The problem:
With the string "enum" as the filter, copy each matching line from the records.
----- Records supplied
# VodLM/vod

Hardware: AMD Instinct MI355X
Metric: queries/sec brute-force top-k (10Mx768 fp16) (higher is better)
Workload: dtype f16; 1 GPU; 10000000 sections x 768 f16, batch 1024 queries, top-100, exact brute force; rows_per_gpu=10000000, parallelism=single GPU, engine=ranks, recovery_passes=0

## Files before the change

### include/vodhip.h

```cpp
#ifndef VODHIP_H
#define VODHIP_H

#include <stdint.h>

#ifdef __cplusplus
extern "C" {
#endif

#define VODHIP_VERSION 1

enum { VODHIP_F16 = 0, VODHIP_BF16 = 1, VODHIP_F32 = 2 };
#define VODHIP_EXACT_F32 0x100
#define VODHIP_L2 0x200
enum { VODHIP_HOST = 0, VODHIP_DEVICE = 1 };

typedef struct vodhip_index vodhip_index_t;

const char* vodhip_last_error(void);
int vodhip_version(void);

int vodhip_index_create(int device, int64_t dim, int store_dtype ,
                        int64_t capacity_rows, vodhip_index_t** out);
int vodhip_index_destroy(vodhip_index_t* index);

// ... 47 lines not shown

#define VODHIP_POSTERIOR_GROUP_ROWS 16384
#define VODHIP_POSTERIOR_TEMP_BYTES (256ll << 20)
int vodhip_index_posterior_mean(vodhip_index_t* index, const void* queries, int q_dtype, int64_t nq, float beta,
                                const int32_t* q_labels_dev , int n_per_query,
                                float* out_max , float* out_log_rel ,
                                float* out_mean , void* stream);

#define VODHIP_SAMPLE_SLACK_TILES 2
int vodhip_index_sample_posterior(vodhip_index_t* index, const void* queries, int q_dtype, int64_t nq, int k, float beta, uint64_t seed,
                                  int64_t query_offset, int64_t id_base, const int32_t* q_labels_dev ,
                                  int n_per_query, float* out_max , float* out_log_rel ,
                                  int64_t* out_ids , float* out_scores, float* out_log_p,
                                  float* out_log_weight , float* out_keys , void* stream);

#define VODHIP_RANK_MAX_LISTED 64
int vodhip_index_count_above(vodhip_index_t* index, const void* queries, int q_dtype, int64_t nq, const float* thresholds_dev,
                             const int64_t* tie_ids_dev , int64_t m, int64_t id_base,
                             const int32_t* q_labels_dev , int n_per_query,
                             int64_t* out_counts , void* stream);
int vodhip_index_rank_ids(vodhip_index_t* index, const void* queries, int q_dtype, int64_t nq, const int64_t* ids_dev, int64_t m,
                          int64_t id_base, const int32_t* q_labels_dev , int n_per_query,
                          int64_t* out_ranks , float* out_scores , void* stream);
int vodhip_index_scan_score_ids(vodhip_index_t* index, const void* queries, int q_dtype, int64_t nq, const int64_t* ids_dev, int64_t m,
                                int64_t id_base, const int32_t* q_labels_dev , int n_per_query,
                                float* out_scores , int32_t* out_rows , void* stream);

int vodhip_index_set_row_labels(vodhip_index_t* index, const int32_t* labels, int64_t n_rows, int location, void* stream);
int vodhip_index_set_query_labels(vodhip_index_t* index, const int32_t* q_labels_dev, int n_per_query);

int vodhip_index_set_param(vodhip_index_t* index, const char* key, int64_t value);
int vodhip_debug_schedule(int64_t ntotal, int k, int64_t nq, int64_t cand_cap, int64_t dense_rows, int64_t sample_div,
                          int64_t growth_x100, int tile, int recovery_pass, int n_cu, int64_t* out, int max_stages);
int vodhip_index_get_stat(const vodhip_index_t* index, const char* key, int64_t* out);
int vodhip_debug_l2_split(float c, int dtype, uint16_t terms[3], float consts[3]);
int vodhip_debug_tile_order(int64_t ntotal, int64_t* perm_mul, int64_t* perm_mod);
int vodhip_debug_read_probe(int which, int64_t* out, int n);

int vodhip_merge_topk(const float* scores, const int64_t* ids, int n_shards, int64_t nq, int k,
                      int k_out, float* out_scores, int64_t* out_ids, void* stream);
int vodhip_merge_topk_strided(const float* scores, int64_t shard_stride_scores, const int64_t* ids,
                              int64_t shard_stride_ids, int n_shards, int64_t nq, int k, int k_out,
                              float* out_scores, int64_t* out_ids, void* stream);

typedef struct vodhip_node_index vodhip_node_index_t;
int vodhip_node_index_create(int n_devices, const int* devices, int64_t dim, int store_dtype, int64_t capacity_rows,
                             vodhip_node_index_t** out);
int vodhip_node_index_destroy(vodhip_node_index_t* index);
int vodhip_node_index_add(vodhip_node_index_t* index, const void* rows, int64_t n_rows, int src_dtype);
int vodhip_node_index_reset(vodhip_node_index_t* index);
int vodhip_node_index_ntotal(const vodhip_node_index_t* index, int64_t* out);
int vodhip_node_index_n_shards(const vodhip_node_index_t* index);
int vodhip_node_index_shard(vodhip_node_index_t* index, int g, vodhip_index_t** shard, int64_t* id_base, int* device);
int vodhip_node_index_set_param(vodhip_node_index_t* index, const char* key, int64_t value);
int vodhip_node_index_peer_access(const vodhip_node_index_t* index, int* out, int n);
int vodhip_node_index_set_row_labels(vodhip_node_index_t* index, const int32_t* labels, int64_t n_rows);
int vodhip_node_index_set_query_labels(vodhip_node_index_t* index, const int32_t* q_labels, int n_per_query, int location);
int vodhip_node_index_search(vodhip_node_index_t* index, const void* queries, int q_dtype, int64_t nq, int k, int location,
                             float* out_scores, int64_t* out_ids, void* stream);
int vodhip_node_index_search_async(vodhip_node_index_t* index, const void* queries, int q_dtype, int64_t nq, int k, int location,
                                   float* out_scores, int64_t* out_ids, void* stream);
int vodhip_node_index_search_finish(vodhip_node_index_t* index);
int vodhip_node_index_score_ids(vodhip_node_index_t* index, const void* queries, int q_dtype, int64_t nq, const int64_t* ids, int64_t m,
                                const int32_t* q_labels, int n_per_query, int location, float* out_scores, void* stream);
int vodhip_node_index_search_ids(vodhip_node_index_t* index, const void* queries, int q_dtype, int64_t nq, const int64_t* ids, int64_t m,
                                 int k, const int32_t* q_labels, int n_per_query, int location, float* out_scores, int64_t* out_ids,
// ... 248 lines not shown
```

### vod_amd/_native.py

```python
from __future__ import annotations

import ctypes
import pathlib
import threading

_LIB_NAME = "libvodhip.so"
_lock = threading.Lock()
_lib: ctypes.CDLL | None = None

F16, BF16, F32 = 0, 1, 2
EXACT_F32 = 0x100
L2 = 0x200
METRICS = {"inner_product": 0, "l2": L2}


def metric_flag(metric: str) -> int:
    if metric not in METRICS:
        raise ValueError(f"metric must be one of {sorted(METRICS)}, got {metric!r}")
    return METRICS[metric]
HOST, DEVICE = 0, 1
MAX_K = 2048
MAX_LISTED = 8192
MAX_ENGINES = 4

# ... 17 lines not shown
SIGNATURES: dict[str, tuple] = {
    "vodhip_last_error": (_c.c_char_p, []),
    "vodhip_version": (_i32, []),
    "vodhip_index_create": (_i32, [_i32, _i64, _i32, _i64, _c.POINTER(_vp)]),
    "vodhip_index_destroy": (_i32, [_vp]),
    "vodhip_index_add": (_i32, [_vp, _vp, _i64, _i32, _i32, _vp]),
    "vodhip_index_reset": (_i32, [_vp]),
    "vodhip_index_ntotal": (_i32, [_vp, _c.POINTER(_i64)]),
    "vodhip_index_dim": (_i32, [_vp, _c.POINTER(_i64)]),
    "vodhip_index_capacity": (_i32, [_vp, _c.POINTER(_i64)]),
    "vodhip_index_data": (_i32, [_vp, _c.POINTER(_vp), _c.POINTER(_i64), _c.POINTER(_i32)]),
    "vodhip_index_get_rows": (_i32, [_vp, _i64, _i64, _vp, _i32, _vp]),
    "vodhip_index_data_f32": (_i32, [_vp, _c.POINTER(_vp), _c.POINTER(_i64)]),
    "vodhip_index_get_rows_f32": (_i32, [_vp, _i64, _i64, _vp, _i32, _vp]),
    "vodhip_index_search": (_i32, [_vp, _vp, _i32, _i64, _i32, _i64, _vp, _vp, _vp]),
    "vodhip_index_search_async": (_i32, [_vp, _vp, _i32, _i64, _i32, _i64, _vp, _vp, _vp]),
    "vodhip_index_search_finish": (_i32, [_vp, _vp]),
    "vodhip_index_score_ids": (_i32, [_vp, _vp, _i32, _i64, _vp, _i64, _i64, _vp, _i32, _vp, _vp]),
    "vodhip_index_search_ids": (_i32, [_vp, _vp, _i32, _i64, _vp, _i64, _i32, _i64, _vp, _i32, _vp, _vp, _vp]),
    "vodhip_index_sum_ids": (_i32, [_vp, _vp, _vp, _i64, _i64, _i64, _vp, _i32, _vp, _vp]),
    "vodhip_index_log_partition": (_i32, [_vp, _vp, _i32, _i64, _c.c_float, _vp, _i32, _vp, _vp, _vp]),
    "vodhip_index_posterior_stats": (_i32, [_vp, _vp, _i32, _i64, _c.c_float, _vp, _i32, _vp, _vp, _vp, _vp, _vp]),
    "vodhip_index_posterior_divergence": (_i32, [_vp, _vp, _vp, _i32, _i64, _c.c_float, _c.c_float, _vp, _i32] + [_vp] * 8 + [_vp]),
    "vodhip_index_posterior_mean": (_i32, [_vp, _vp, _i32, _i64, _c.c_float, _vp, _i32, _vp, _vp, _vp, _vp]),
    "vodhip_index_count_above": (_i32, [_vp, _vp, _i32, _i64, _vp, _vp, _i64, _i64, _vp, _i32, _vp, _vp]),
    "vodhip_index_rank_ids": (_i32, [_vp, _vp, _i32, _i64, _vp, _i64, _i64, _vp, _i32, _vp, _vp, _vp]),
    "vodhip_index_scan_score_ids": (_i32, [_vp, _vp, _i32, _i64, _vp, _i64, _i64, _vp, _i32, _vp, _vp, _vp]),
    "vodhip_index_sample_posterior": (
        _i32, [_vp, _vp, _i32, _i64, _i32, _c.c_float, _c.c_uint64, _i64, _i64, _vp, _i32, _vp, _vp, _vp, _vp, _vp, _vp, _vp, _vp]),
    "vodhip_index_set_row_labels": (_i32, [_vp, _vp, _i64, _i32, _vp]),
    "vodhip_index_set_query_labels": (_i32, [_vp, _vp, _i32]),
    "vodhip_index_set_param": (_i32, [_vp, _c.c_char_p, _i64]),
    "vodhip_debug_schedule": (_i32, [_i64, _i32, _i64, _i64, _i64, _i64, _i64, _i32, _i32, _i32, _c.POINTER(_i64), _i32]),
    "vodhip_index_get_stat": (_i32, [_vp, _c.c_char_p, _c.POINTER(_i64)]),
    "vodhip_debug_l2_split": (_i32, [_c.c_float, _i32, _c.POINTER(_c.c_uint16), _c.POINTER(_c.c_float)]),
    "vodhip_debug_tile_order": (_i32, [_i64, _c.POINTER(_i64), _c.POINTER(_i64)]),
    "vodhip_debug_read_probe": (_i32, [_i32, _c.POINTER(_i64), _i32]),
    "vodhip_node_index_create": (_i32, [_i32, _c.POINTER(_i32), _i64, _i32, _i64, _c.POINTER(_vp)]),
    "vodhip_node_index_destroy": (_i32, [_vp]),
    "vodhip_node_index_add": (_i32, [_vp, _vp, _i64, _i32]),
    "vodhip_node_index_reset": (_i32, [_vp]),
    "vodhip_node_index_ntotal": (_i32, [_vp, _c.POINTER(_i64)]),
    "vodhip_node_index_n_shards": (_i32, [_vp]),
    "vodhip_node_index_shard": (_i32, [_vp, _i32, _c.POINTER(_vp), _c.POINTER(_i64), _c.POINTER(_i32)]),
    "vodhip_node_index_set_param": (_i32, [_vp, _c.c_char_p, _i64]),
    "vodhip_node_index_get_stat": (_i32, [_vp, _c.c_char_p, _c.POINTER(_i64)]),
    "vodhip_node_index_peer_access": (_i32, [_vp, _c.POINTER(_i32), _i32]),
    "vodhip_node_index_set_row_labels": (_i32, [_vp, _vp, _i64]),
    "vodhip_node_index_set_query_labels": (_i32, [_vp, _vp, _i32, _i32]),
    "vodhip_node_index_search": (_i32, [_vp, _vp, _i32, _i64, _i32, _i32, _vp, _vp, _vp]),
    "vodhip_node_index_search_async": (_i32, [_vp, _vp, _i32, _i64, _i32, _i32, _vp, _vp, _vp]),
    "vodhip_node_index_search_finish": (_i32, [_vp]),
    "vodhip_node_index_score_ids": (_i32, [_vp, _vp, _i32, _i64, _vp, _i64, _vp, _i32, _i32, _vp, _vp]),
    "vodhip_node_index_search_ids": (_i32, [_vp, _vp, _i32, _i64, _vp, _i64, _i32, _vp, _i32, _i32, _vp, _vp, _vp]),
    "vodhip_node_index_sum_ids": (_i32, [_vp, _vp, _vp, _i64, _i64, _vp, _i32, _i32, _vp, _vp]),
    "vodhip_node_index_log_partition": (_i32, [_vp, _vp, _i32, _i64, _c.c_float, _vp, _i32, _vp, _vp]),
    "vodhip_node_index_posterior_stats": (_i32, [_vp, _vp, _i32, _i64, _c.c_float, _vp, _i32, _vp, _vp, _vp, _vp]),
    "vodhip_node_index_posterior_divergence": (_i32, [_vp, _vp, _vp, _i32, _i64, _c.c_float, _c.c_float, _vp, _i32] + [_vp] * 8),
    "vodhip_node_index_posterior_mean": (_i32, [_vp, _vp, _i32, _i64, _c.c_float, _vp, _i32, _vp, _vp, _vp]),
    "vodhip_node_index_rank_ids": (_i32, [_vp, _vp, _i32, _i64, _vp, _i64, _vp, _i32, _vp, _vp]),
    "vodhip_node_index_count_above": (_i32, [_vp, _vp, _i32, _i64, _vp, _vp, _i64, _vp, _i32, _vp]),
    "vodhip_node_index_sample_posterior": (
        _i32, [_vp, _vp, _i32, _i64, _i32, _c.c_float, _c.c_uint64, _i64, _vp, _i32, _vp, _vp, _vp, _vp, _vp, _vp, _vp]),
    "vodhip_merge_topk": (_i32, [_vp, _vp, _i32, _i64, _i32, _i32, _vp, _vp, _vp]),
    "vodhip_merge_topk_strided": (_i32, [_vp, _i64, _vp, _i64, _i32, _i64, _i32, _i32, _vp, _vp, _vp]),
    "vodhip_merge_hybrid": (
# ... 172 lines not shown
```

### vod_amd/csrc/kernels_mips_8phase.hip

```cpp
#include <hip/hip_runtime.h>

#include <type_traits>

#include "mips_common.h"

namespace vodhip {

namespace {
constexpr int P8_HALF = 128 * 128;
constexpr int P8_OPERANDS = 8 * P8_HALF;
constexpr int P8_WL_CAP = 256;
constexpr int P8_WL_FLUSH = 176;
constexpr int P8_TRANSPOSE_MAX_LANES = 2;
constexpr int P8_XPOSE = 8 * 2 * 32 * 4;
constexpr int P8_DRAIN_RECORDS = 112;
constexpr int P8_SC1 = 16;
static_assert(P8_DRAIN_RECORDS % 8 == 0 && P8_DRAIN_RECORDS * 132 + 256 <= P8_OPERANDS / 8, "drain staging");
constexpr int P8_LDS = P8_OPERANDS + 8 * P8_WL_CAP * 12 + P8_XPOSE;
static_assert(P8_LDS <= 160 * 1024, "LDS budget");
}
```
----------
Answer section:
enum { VODHIP_F16 = 0, VODHIP_BF16 = 1, VODHIP_F32 = 2 };
enum { VODHIP_HOST = 0, VODHIP_DEVICE = 1 };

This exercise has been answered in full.